Creation Is Groaning — and Waiting {v:Romans 8:19-22}
The apostle Paul offers a striking image in Romans 8: the whole of creation is "groaning" as if in labor, waiting for the renewal that will come when God restores all things. Creation isn't just background noise to the human story. It's a participant in the larger drama of redemption.
This gives environmental concern an eschatological dimension. The Christian hope isn't escape from a ruined earth — it's the renewal of creation. That future hope has implications for how we treat the earth now.
Where Christians Disagree
Evangelical Christians largely agree on the stewardship calling but differ on how far it extends into specific policy positions. Some emphasize that environmental concerns must be weighed against human flourishing — economic development, food security, energy access. Others argue that the poor are disproportionately harmed by environmental degradation and that caring for the earth is inseparable from caring for vulnerable people. Both emphases have genuine biblical grounding.
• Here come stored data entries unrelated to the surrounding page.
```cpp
__device__ __forceinline__ void piece_load(const uint32_t* __restrict__ tile, int off, int b, PieceBlk (&x)[8][2]) {
  const uint32_t* __restrict__ pe = tile + off;
  const uint32_t* __restrict__ po = tile + (off ^ 4) + 32;
  const u32x2v e2 = *reinterpret_cast<const u32x2v*>(pe + b * 64), e0 = *reinterpret_cast<const u32x2v*>(pe + kPlaneDwords + b * 64);
  const u32x2v o2 = *reinterpret_cast<const u32x2v*>(po + b * 64), o0 = *reinterpret_cast<const u32x2v*>(po + kPlaneDwords + b * 64);
  x[b][0].t = u32x4v{e2[0], e2[1], e0[0], e0[1]};
  x[b][0].y1 = *reinterpret_cast<const u32x2v*>(pe + 2 * kPlaneDwords + b * 64);
  x[b][1].t = u32x4v{o2[0], o2[1], o0[0], o0[1]};
  x[b][1].y1 = *reinterpret_cast<const u32x2v*>(po + 2 * kPlaneDwords + b * 64);
}
__device__ __forceinline__ u32x4v piece_u(const PieceBlk& p) { return u32x4v{p.t[2], p.t[3], p.y1[0], p.y1[1]}; }
__device__ __forceinline__ u32x4v piece_t(const PieceBlk& p) { return p.t; }
template <int W>
__device__ __forceinline__ void piece_chunk16(PieceBlk (&x)[8][2], f32x4 (&acc)[9][2][2], const uint32_t* __restrict__ tile, int off) {
#pragma unroll
  for (int p = 0; p < 9; ++p) {
    const int s = GramOrder<W>::o[p], si = Tiles256<W>::si[s], sj = Tiles256<W>::sj[s];
#pragma unroll
    for (int b = 0; b < 8; ++b)
      if (gram_first_use<W>(b) == p)
#pragma unroll
        for (int h = 0; h < 2; ++h) asm volatile("" : "+v"(x[b][h].t), "+v"(x[b][h].y1));
    const u32x4v ua[2] = {piece_u(x[si][0]), piece_u(x[si][1])}, ta[2] = {piece_t(x[si][0]), piece_t(x[si][1])};
    const u32x4v ub[2] = {piece_u(x[sj][0]), piece_u(x[sj][1])}, tb[2] = {piece_t(x[sj][0]), piece_t(x[sj][1])};
#pragma unroll
    for (int f = 0; f < 3; ++f)
#pragma unroll
      for (int hi = 0; hi < 2; ++hi)
#pragma unroll
        for (int hj = 0; hj < 2; ++hj) {
          if (si == sj && hi > hj) continue;
          acc[s][hi][hj] = mfma_bf16(f == 1 ? ta[hi] : ua[hi], f == 2 ? tb[hj] : ub[hj], acc[s][hi][hj]);
        }
    __builtin_amdgcn_sched_barrier(0);
#pragma unroll
    for (int b = 0; b < 8; ++b)
      if (gram_last_use<W>(b) == p) piece_load(tile, off, b, x);
  }
}
template <int W>
__device__ __forceinline__ void piece_chunk8(const PieceBlk (&x)[8][2], f32x4 (&acc)[9][2][2], bool low) {
#pragma unroll
  for (int p = 0; p < 9; ++p) {
    const int s = GramOrder<W>::o[p], si = Tiles256<W>::si[s], sj = Tiles256<W>::sj[s];
    u32x4v a1[2], a2[2];
#pragma unroll
    for (int hi = 0; hi < 2; ++hi) {
      const u32x4v u = piece_u(x[si][hi]), t = piece_t(x[si][hi]);
#pragma unroll
      for (int j = 0; j < 4; ++j) { a1[hi][j] = low ? u[j] : t[j]; a2[hi][j] = low ? u[j] : 0u; }
    }
    const u32x4v ub[2] = {piece_u(x[sj][0]), piece_u(x[sj][1])}, tb[2] = {piece_t(x[sj][0]), piece_t(x[sj][1])};
#pragma unroll
    for (int f = 0; f < 2; ++f)
#pragma unroll
      for (int hi = 0; hi < 2; ++hi)
#pragma unroll
        for (int hj = 0; hj < 2; ++hj) {
          if (si == sj && hi > hj) continue;
          acc[s][hi][hj] = mfma_bf16(f == 0 ? a1[hi] : a2[hi], f == 0 ? ub[hj] : tb[hj], acc[s][hi][hj]);
        }
    __builtin_amdgcn_sched_barrier(0);
  }
}
template <int W, bool LIST>
__device__ __forceinline__ void gram_split16_role(const YArgs& a, const int32_t* __restrict__ pptr, const int32_t* __restrict__ list,
                                                  FusedShared& sh, int64_t nn, int64_t cnt, float* __restrict__ scratch) {
  const int lane = threadIdx.x & 63;
  f32x4 acc[9][2][2];
#pragma unroll
  for (int s = 0; s < 9; ++s)
#pragma unroll
    for (int q = 0; q < 4; ++q) acc[s][q >> 1][q & 1] = f32x4{0.f, 0.f, 0.f, 0.f};
  const int n8 = (a.R + 7) >> 3, n16 = n8 >> 1;
  const bool odd = n8 & 1;
  const int gq = lane >> 4;
  const int start = (n16 > 0 ? gq : gq & 1) * kGroupDwords + piece_col(lane & 15);
  const int to_odd = (4 - 2 * (gq >> 1)) * kGroupDwords;
  NodeRanges<LIST> nr;
  nr.init(pptr, list, a.n0, a.N, nn, cnt);
  int32_t p0, p1;
  nr.get(0, p0, p1);
  for (int64_t i = 0; i < cnt; ++i) {
    int32_t q0, q1;
    nr.get(i + 1, q0, q1);
    while (lds_min4(sh.ready) < int(i) + 1) __builtin_amdgcn_s_sleep(2);
    if (p1 > p0) {
      const uint32_t* __restrict__ tile = &sh.pc[i & 1][0][0][0];
      int off = start;
      PieceBlk x[8][2];
#pragma unroll
      for (int b = 0; b < 8; ++b)
        if (tiles256_uses<W>(b)) piece_load(tile, off, b, x);
      __builtin_amdgcn_sched_barrier(0);
      for (int cc = 0; cc < n16; ++cc) {
        off += cc + 1 < n16 ? 4 * kGroupDwords : odd ? to_odd : 0;
        piece_chunk16<W>(x, acc, tile, off);
      }
      if (odd) piece_chunk8<W>(x, acc, gq < 2);
    }
    lds_publish(&sh.done[W], int(i) + 1, lane);
    p0 = q0; p1 = q1;
  }
  const int64_t D = a.H;
  const int fl = int(__builtin_amdgcn_mbcnt_hi(~0u, __builtin_amdgcn_mbcnt_lo(~0u, 0u)));
  const int li = fl & 15, lq = (fl >> 4) & 3;
#pragma unroll
  for (int s = 0; s < 9; ++s)
#pragma unroll
    for (int hi = 0; hi < 2; ++hi)
#pragma unroll
      for (int hj = 0; hj < 2; ++hj) {
        if (Tiles256<W>::si[s] == Tiles256<W>::sj[s] && hi > hj) continue;
        const int64_t jj = Tiles256<W>::sj[s] * 32 + 16 * hj + li;
#pragma unroll
        for (int r = 0; r < 4; ++r) {
          const int64_t ii = Tiles256<W>::si[s] * 32 + 16 * hi + 4 * lq + r;
          if (ii < D && jj < D && (Tiles256<W>::si[s] != Tiles256<W>::sj[s] || ii <= jj)) atomicAdd(&scratch[ii * D + jj], acc[s][hi][hj][r]);
        }
      }
}

template <bool LIST>
__global__ __launch_bounds__(512, 2) void paths_fused_kernel(YArgs a, const int32_t* __restrict__ pptr,
                                                             const int32_t* __restrict__ list, float* __restrict__ scratch) {
  __shared__ FusedShared sh;
  if (int64_t(pptr[a.N]) > a.cap) return;
  for (int q = threadIdx.x; q < int(sizeof(sh.pc) / 16); q += 512) reinterpret_cast<u32x4v*>(&sh.pc[0][0][0][0])[q] = u32x4v{0u, 0u, 0u, 0u};
  if (threadIdx.x < 4) {
    sh.ready[threadIdx.x] = 64 * int(threadIdx.x) < a.H ? 0 : INT32_MAX;
    sh.done[threadIdx.x] = 0;
  }
  __syncthreads();
  const int hw = __builtin_amdgcn_readfirstlane(int(threadIdx.x >> 6));
  const int64_t stride = gridDim.x;
  const int64_t nn = LIST ? int64_t(__builtin_amdgcn_readfirstlane(*a.n_list)) : a.n1 - a.n0;
  const int64_t cnt = nn > int64_t(blockIdx.x) ? (nn - blockIdx.x + stride - 1) / stride : 0;
  switch (hw) {
    case 4: if (a.gram_f32) gram_role<0, LIST>(a, pptr, list, sh, nn, cnt, scratch); else gram_split16_role<0, LIST>(a, pptr, list, sh, nn, cnt, scratch); break;
    case 5: if (a.gram_f32) gram_role<1, LIST>(a, pptr, list, sh, nn, cnt, scratch); else gram_split16_role<1, LIST>(a, pptr, list, sh, nn, cnt, scratch); break;
    case 6: if (a.gram_f32) gram_role<2, LIST>(a, pptr, list, sh, nn, cnt, scratch); else gram_split16_role<2, LIST>(a, pptr, list, sh, nn, cnt, scratch); break;
    case 7: if (a.gram_f32) gram_role<3, LIST>(a, pptr, list, sh, nn, cnt, scratch); else gram_split16_role<3, LIST>(a, pptr, list, sh, nn, cnt, scratch); break;
    default:
      if (a.c0 != a.cb) {
        if (a.no_bg) product_role<LIST, true, true>(a, pptr, list, sh, nn, cnt, hw);
        else product_role<LIST, false, true>(a, pptr, list, sh, nn, cnt, hw);
      } else {
        if (a.no_bg) product_role<LIST, true, false>(a, pptr, list, sh, nn, cnt, hw);
        else product_role<LIST, false, false>(a, pptr, list, sh, nn, cnt, hw);
      }
      break;
  }
}

constexpr int64_t kFusedWorkgroups = 256;

}

int launch_paths_fused(lgnn_ctx* h, YArgs y, int64_t cb, int64_t ce, float* scratch, hipStream_t s) {
  LGNN_REQUIRE(y.N < (int64_t(1) << 31), "too many nodes for one launch");
  const dim3 grid{unsigned(std::min<int64_t>(y.n1 - y.n0, kFusedWorkgroups))};
  const char* e = getenv("LGNN_GRAM_F32");
  y.Y = nullptr; y.gram_f32 = e && atoi(e) != 0 ? 1 : 0;
  for (int64_t c0 = cb; c0 < ce; c0 += kYRows) {
    y.c0 = int(c0); y.R = int(std::min<int64_t>(kYRows, ce - c0));
    if (h->timing) LGNN_CALL(record_event(h, s));
    if (y.list) hipLaunchKernelGGL(paths_fused_kernel<true>, grid, dim3(512), 0, s, y, y.pptr, y.list, scratch);
    else hipLaunchKernelGGL(paths_fused_kernel<false>, grid, dim3(512), 0, s, y, y.pptr, y.list, scratch);
    LGNN_HIP_CHECK(hipGetLastError());
    if (h->timing) { LGNN_CALL(record_event(h, s)); h->ev_planes += y.R; }
  }
  return 0;
}

}
```

Measured before the change: 2.569 million samples/s.

## Replace split-bf16 gram with scaled single-pass f16 gram using runtime bounds

Computes per-column scales of W1 and a runtime magnitude bound from the coefficients, path weights and seed column sums. It then runs the fused gram in a single f16 MFMA pass with power-of-two scaling, unscaling when it flushes the accumulators, instead of the two-piece bf16 split. When the bound falls outside a safe exponent range it falls back to the f32 gram. The aim is fewer MFMA instructions per gram tile. The cost is extra bound and scale kernels, extra atomics in the path-list fill, and a possible loss of precision.

```diff
diff --git a/laplace-gnn_amd/csrc/batchcache.hip b/laplace-gnn_amd/csrc/batchcache.hip
--- a/laplace-gnn_amd/csrc/batchcache.hip
+++ b/laplace-gnn_amd/csrc/batchcache.hip
@@ -158,11 +158,11 @@
   LGNN_REQUIRE(cnt[1] >= 0 && int64_t(cnt[1]) <= std::max<int64_t>(h->nnz, 1) && cnt[2] >= 0 && cnt[2] <= N,
                "internal: path structure counts out of range");
   const size_t nr = size_t(cnt[1]), nn = size_t(cnt[2]);
-  size_t add = size_t(N + 1) * 4 + std::max<size_t>(np, 1) * 12;
+  size_t add = size_t(N + 2) * 4 + std::max<size_t>(np, 1) * 12;
   add += size_t(N + 1) * 4 + std::max<size_t>(nr, 1) * 8;
   if (have_nodes) add += std::max<size_t>(nn, 1) * 4 + 4;
   bool ok = make_room(h, e, add, batch_cache_budget());
-  ok = ok && alloc_copy(e->pptr, ws.path_pptr.p, size_t(N + 1), s) == 0 && alloc_copy(e->pm, ws.path_pm.p, np, s) == 0 &&
+  ok = ok && alloc_copy(e->pptr, ws.path_pptr.p, size_t(N + 2), s) == 0 && alloc_copy(e->pm, ws.path_pm.p, np, s) == 0 &&
        alloc_copy(e->pv, ws.path_pv.p, np, s) == 0 && alloc_copy(e->pw, ws.path_pw.p, np, s) == 0;
   if (ok)
     ok = alloc_copy(e->rptr, ws.path_rptr.p, size_t(N + 1), s) == 0 && alloc_copy(e->r_m, ws.path_rm.p, nr, s) == 0 &&
diff --git a/laplace-gnn_amd/csrc/lgnn_internal.h b/laplace-gnn_amd/csrc/lgnn_internal.h
--- a/laplace-gnn_amd/csrc/lgnn_internal.h
+++ b/laplace-gnn_amd/csrc/lgnn_internal.h
@@ -134,6 +134,8 @@
   DevBuf path_alpha;
   DevBuf path_pcnt, path_pptr, path_pm, path_pv, path_pw;
   DevBuf path_flags, path_nodes, path_nnodes;
+  DevBuf path_scale, path_bgn;
+  DevBuf path_vsum;
   DevBuf pair_s, pair_cnt, pair_ptr, pair_m, pair_m2, pair_w;
   DevBuf pair_part;
   bool path_zeros_set = false;
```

What's harder to defend theologically is the idea that none of this matters — that because the earth will eventually be remade, what we do to it now is irrelevant. The logic doesn't follow. We wouldn't apply that reasoning to our own bodies or to the people around us.
The Practical Takeaway
Care for creation isn't a fringe concern or a political import into Christianity. It's baked into the original mandate. Humans were made to be gardeners — not in a merely literal sense, but in the sense of tending, preserving, and handing things on better than we found them.
The earth is God's. We're the caretakers. The job description hasn't changed.